1 Valencia Jones: People living in Windsor Downs and Miller Woods in DeKalb County, say
2 they’ve been fighting against plans for the construction of a Metro Green recycling center in
3 their neighborhoods, since they found out about it in May. They protested yesterday. And
4 again today.
5 Protestors: Jason La::ry must go. Jason La::ry must go.
6 Valencia Jones: Saying city of Stonecrest Mayor Jason Lary and Metro Green officials,
7 have not addressed their concerns, about recycling concrete near their mostly minority
8 communities.
9 Pyper Bunch: When I researched it and found out that silica is the main compound that will
10 be released, it’s a known carcinogen which causes lung disease, it causes lung cancer.
11 Kamala Gonzales: Our concerns are lower property value, health concerns. A lot of our
12 children have asthma. We have an older population within the community,
13 Valencia Jones: This was Lary’s reaction to some of their accusations, during a July council
14 meeting.
15 Jason Lary: I want to dispel the idiotic notion, that the uh city of Stonecrest was created uh
15 as a dumping ground. You gotta be a complete ((censor beep)) to think that.

Bibliography
Blanton, Ryan. 2011. “Chronotopic Landscapes of Environmental Racism.” Journal of Linguistic Anthropology 21 (S1): E76-E93.
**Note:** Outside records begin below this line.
## Merge sibling convs' input-gradient igemms into one split-K pair kernel

Adds a pair igemm kernel that computes the input gradients of two sibling convolutions, which share an input, in a single launch. Each operand's taps and K steps become separate split-K slices, and the two partial sums are folded through the shared slab reduction. In backward, the first sibling's dgrad is parked and launched together with the second's. The aim is to remove one launch and the extra read-modify-write of dx, and to fill the GPU better on small grids. The cost is more bookkeeping state and a planner that only merges 64x64 tiles under row and tile limits.

```diff
diff --git a/include/p3d_hip.h b/include/p3d_hip.h
--- a/include/p3d_hip.h
+++ b/include/p3d_hip.h
@@ -210,6 +210,11 @@
                         int nrange, float clip_norm, int max_blocks, double* sumsq, double* norm, float* scale);
 int p3d_debug_stat_parts(const int64_t xshape[5], const int64_t wshape[5], const int s[3], int transpose, int* written, int* cap);
 int p3d_debug_igemm_groupable(const int64_t xshape[5], const int64_t wshape[5], const int s[3]);
+int p3d_debug_pair_plan(const int64_t xshape0[5], const int64_t xshape1[5], int cout, const int k0[3], const int k1[3], int total,
+                        int* nslices, int* ranges, const char** why);
+int p3d_debug_pair_dgrad(int device, const float* dy0, const float* w0, const int k0[3], const float* dy1, const float* w1, const int k1[3],
+                         const int64_t xshape[5], int cout, int accum, int total, float* dx, char* kernels, int kernels_cap, int* nslices,
+                         int reps, float* usec);
 int p3d_op_max_pool3d(int device, const float* x, const int64_t xshape[5], const int ksize[3], const int s[3], float* y);
 int p3d_op_max_pool3d_grad(int device, const float* x, const int64_t xshape[5], const int ksize[3], const int s[3],
                            const float* dy, float* dx);
diff --git a/sap3d_tensorflow_amd/csrc/conv_igemm2.hip b/sap3d_tensorflow_amd/csrc/conv_igemm2.hip
--- a/sap3d_tensorflow_amd/csrc/conv_igemm2.hip
+++ b/sap3d_tensorflow_amd/csrc/conv_igemm2.hip
@@ -50,6 +50,7 @@
     int achunk[LA];
     int t, kc;
     int issued;
+    const float* x;
 };
 template <int LB>
 struct BLoad {
@@ -81,6 +82,7 @@
         }
     }
     st.t = s_begin / kchunks; st.kc = s_begin - st.t * kchunks; st.issued = 0;
+    st.x = geo.x;
 }
 template <int BN, bool WT>
 __device__ __forceinline__ void b_init(const IgemmArgs& p, const float* w, BLoad<BN / 32>& st, int n0, int wave, int lane, int s_begin, int kchunks) {
@@ -116,7 +118,7 @@
         const bool ok = st.base[i] >= 0 && (unsigned)id < (unsigned)p.Di && (unsigned)ih < (unsigned)p.Hi &&
                         (unsigned)iw < (unsigned)p.Wi;
         const long long row = (long long)st.base[i] + ((long long)id * p.Hi + ih) * p.Wi + iw;
-        st.aptr[i] = ok ? p.x + row * p.ldx + st.achunk[i] : nullptr;
+        st.aptr[i] = ok ? st.x + row * p.ldx + st.achunk[i] : nullptr;
         if (TWO) st.aptr2[TWO ? i : 0] = ok ? p.x2 + row * p.ldx2 + st.achunk[i] : nullptr;
     }
 }
@@ -453,8 +455,9 @@
     }
 }
 
-template <int BM, int BN, bool WT, bool F16, int AT>
-__device__ __forceinline__ void igemm2_body(const IgemmArgs& p, const Geo& geo, const int tile_id, const int slice) {
+template <int BM, int BN, bool WT, bool F16, int AT, bool PAIR = false>
+__device__ __forceinline__ void igemm2_body(const IgemmArgs& p, const Geo& geo, const int tile_id, const int slice, const int s_begin,
+                                            const int s_end) {
     constexpr int TM = BM / 64, TN = BN / 64;
     constexpr int LA = BM / 32;
     using L = Lds<BM, BN, AT>;
@@ -499,10 +502,6 @@
             rowIdx[r] = ro;
         }
     };
-    const int total_steps = geo.ntaps * kchunks;
-    const int per = (total_steps + nsplit - 1) / nsplit;
-    const int s_begin = slice * per;
-    const int s_end = min(total_steps, s_begin + per);
     const int nsteps = max(s_end - s_begin, 0);
 
     f32x16 acc[TM][TN];
@@ -604,26 +603,38 @@
                 const int i = tid + (i0 + q) * 256;
                 const int r = i / F4R, c4 = (i - r * F4R) * 4;
                 src[q] = slabs + r * BN + c4;
-                v[q] = *reinterpret_cast<const float4*>(src[q]);
             }
-            int sidx = 1;
-            for (; sidx + 3 < nsplit; sidx += 4) {
-                float4 a[4][4];
-#pragma unroll
-                for (int t = 0; t < 4; ++t)
-#pragma unroll
-                    for (int q = 0; q < 4; ++q) a[t][q] = *reinterpret_cast<const float4*>(src[q] + (size_t)(sidx + t) * (BM * BN));
-#pragma unroll
-                for (int t = 0; t < 4; ++t)
-#pragma unroll
-                    for (int q = 0; q < 4; ++q) { v[q].x += a[t][q].x; v[q].y += a[t][q].y; v[q].z += a[t][q].z; v[q].w += a[t][q].w; }
-            }
-            for (; sidx < nsplit; ++sidx) {
-                float4 a[4];
-#pragma unroll
-                for (int q = 0; q < 4; ++q) a[q] = *reinterpret_cast<const float4*>(src[q] + (size_t)sidx * (BM * BN));
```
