# waffcloud/sitewhere

Measured on AMD Instinct MI355X. Metric: device_events_per_sec, higher is better.
Workload: dtype fp64/int64 (event values as in the reference; no reduced precision)

## Files before the change

### csrc/hip/swgpu.hip

```cpp
#include <hip/hip_runtime.h>
#include <hsa/hsa.h>
#include <hsa/hsa_ext_amd.h>
#include <stdint.h>
#include "swtypes.h"
#include "swdecode.h"
#include "swengine.h"
#include "swseg.h"
#include "swblock.h"

#define BLK 256
#define WAVES (BLK / 64)
#define TILE_ITEMS 4
#define TILE (BLK * TILE_ITEMS)
#define MAX_GRID 2048
#define STAGE_BYTES (32 * 1024)
#define MAX_PROBE 4096

#ifndef SW_XCD_REMAP
#define SW_XCD_REMAP 0
#endif
__device__ __forceinline__ uint32_t sw_block_id() {
#if SW_XCD_REMAP
  const uint32_t nwg = gridDim.x, orig = blockIdx.x, x = orig % 8u, q = nwg / 8u, r = nwg % 8u;
  return (x < r ? x * (q + 1u) : r * (q + 1u) + (x - r) * q) + orig / 8u;
// ... 124 lines not shown
}

__device__ __forceinline__ bool stage_window(const uint8_t* __restrict__ raw, const uint32_t* __restrict__ off,
                                             int64_t n_msgs, uint8_t* lds, uint32_t* base_abs) {
  const int64_t m0 = (int64_t)BID * BLK;
  int64_t m1 = m0 + BLK;
  if (m1 > n_msgs) m1 = n_msgs;
  const uint32_t s = off[m0], e = off[m1];
  const uint32_t a0 = s & ~15u;
  const uint32_t span = e - a0;
  if (span > STAGE_BYTES) return false;
  const uint32_t nvec = (span + 15) >> 4;
  const uint4* src = reinterpret_cast<const uint4*>(raw + a0);
  uint4* dst = reinterpret_cast<uint4*>(lds);
  for (uint32_t v = threadIdx.x; v < nvec; v += BLK) dst[v] = src[v];
  __syncthreads();
  *base_abs = a0;
  return true;
}

#define CNT_ERR 0x80000000u
#define CNT_OVR 0x40000000u

__global__ __launch_bounds__(BLK) void k_decode_count(const uint8_t* __restrict__ raw, const uint32_t* __restrict__ off,
                                                      int64_t n_msgs, uint32_t* __restrict__ cnt,
                                                      uint32_t* __restrict__ tsum, SwEngineArgs a) {
  __shared__ __attribute__((aligned(16))) uint8_t lds[STAGE_BYTES];
  if (BID == 0 && threadIdx.x == 0) {
    *a.n_new_names = 0;
    *a.overflow = 0;
    ((ull*)a.stats)[SW_STAT_MSGS] += (ull)a.n_msgs;
  }
  uint32_t base = 0;
  const bool staged = stage_window(raw, off, n_msgs, lds, &base);
  __shared__ uint32_t red[WAVES + 1];
  const int64_t m = (int64_t)BID * BLK + threadIdx.x;
  uint32_t c = 0;
  if (m < n_msgs) {
    uint32_t verdict = SW_DEC_UNKNOWN;
    c = staged ? sw_decode_payload(lds, off[m] - base, off[m + 1] - base, base, 0, 0, nullptr, 0, &verdict)
               : sw_decode_payload(raw, off[m], off[m + 1], 0, 0, 0, nullptr, 0, &verdict);
    cnt[m] = c | (verdict == SW_DEC_ERROR ? CNT_ERR : 0u) | (verdict == SW_DEC_OVERSIZE ? CNT_OVR : 0u);
  }
  uint32_t tot;
  block_excl_scan(c, &tot, red);
  if (threadIdx.x == 0) tsum[BID] = tot;
}

__device__ __forceinline__ void note_name(const SwEventRec& r, ull* __restrict__ key, int64_t mask,
                                          SwNameRef* __restrict__ list, uint32_t* __restrict__ n_list, int64_t cap) {
  if (r.name_hash == 0 || r.etype >= 16) return;
  const ull h = r.name_hash;
  int64_t slot = (int64_t)(h & (ull)mask);
  for (int64_t p = 0; p <= mask && p < MAX_PROBE; ++p) {
    ull old = key[slot];
    if (old == h) return;
    if (old == 0) {
      old = atomicCAS(&key[slot], 0ull, h);
      if (old == 0) {
        const uint32_t k = atomicAdd(n_list, 1u);
        if (k < cap) {
          SwNameRef ref;
          ref.hash = h; ref.off = r.aux_off; ref.len = r.aux_len; ref.src_rank = r.src_rank; ref.pad = r.etype;
          list[k] = ref;
        } else {
          atomicExch(&key[slot], 0ull);
        }
        return;
      }
      if (old == h) return;
    }
    slot = (slot + 1) & mask;
  }
}

__global__ __launch_bounds__(BLK) void k_decode_emit(SwEngineArgs a) {
  __shared__ __attribute__((aligned(16))) uint8_t lds[STAGE_BYTES];
  uint32_t base = 0;
  const bool staged = stage_window(a.raw, a.msg_off, a.n_msgs, lds, &base);
  __shared__ uint32_t red[WAVES + 1];
  const int64_t m = (int64_t)BID * BLK + threadIdx.x;
  uint32_t tot;
  const uint32_t cv = m < a.n_msgs ? a.msg_cnt[m] : 0u;
  const uint32_t pre = block_excl_scan(cv & ~(CNT_ERR | CNT_OVR), &tot, red);
  const uint32_t blk_off = block_sum_prefix(a.msg_evoff, BID, red);
  if (BID == 0) {
    const uint32_t all = block_sum_prefix(a.msg_evoff, gridDim.x, red);
    if (threadIdx.x == 0) *a.n_recs = all;
  }
  if (m >= a.n_msgs) return;
  uint32_t verdict = (cv & CNT_ERR) ? SW_DEC_ERROR : (cv & CNT_OVR) ? SW_DEC_OVERSIZE : SW_DEC_VALID;
  const int64_t o = (int64_t)blk_off + pre;
  if (o >= a.rec_cap) return;
  const uint32_t room = (uint32_t)((a.rec_cap - o) < 0xffffffffll ? (a.rec_cap - o) : 0xffffffffll);
  SwEventRec* out = a.recs + o;
  uint32_t n;
  SwStrRef* sp = a.spans ? a.spans + o : nullptr;
  if (staged)
    n = sw_decode_payload(lds, a.msg_off[m] - base, a.msg_off[m + 1] - base, base, a.now_ms, (uint8_t)a.rank, out, room,
                          &verdict, sp);
// ... 673 lines not shown
      }
    }
    ok += __popcll(__ballot(v && st == SW_ST_OK));
    all += __popcll(__ballot(v));
    if (st != SW_ST_OK) atomicAdd(&rs[st & 7], 1u);
  }
  if (lane_id() == 0) { atomicAdd(&c[0], ok); atomicAdd(&c[1], all - ok); }
  __syncthreads();
  if (threadIdx.x == 0) { tcnt[BID] = c[0]; tcnt[ntiles + BID] = c[1]; }
  if (threadIdx.x < 8 && rs[threadIdx.x]) {
    const int slot = threadIdx.x == SW_ST_UNREGISTERED ? SW_STAT_UNREGISTERED
                   : threadIdx.x == SW_ST_UNASSIGNED ? SW_STAT_UNASSIGNED
                   : threadIdx.x == SW_ST_DUPLICATE ? SW_STAT_DUPLICATE
                   : threadIdx.x == SW_ST_DECODE_ERROR ? SW_STAT_DECODE_ERROR
                   : threadIdx.x == SW_ST_CONTROL ? SW_STAT_CONTROL
                   : threadIdx.x == SW_ST_RECHECK ? SW_STAT_DEDUP_RECHECKS : -1;
    if (slot >= 0) atomicAdd(&stats[slot], (ull)rs[threadIdx.x]);
  }
}

__global__ void k_cmp_write(const uint8_t* __restrict__ status, const uint32_t* __restrict__ n_ptr,
                            const uint32_t* __restrict__ tcnt, int64_t ntiles,
                            uint32_t* __restrict__ ok_idx, uint32_t* __restrict__ rej_idx,
                            uint32_t* __restrict__ n_ok, uint32_t* __restrict__ n_rej) {
  __shared__ uint32_t lds[WAVES + 1];
  const uint32_t n = *n_ptr;
  const int64_t base = (int64_t)BID * TILE;
  uint32_t run_ok = block_sum_prefix(tcnt, BID, lds);
  uint32_t run_rj = block_sum_prefix(tcnt + ntiles, BID, lds);
  if (BID == gridDim.x - 1 && threadIdx.x == 0) {
    *n_ok = run_ok + tcnt[BID];
    *n_rej = run_rj + tcnt[ntiles + BID];
  }
  for (int k = 0; k < TILE_ITEMS; ++k) {
    const int64_t i = base + (int64_t)k * BLK + threadIdx.x;
    const bool valid = i < n;
    const bool ok = valid && status[i] == SW_ST_OK;
    const bool rj = valid && !ok;
    uint32_t tot_ok, tot_rj;
    uint32_t p_ok = block_excl_scan(ok ? 1u : 0u, &tot_ok, lds);
    uint32_t p_rj = block_excl_scan(rj ? 1u : 0u, &tot_rj, lds);
    if (ok) ok_idx[run_ok + p_ok] = (uint32_t)i;
    if (rj) rej_idx[run_rj + p_rj] = (uint32_t)i;
    run_ok += tot_ok;
    run_rj += tot_rj;
  }
}
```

CW69 News. 2020. DeKalb Co. Residents Continue Fight To Stop Recycling Center Construction. Dekalb County: CBS Local.
Estep, Tyler. 2020. “DeKalb legislators join push against Stonecrest recycling plant.” AJC: Atlanta. News. Now.
Harris-Young, Dawn. 2020. “DeKalb County, Georgia Clean Water Act Settlement Modified to Further Address Sanitary Sewer Overflows.” News Releases.
JusticeOnChapelHill, Inc. n.d. “Justice on Chapel Hill: Smelling corruption. Demanding
solutions.” Justice on Chapel Hill.
United States Census. 2019. “Quick Facts Dekalb County, Georgia.” United States Census Bureau.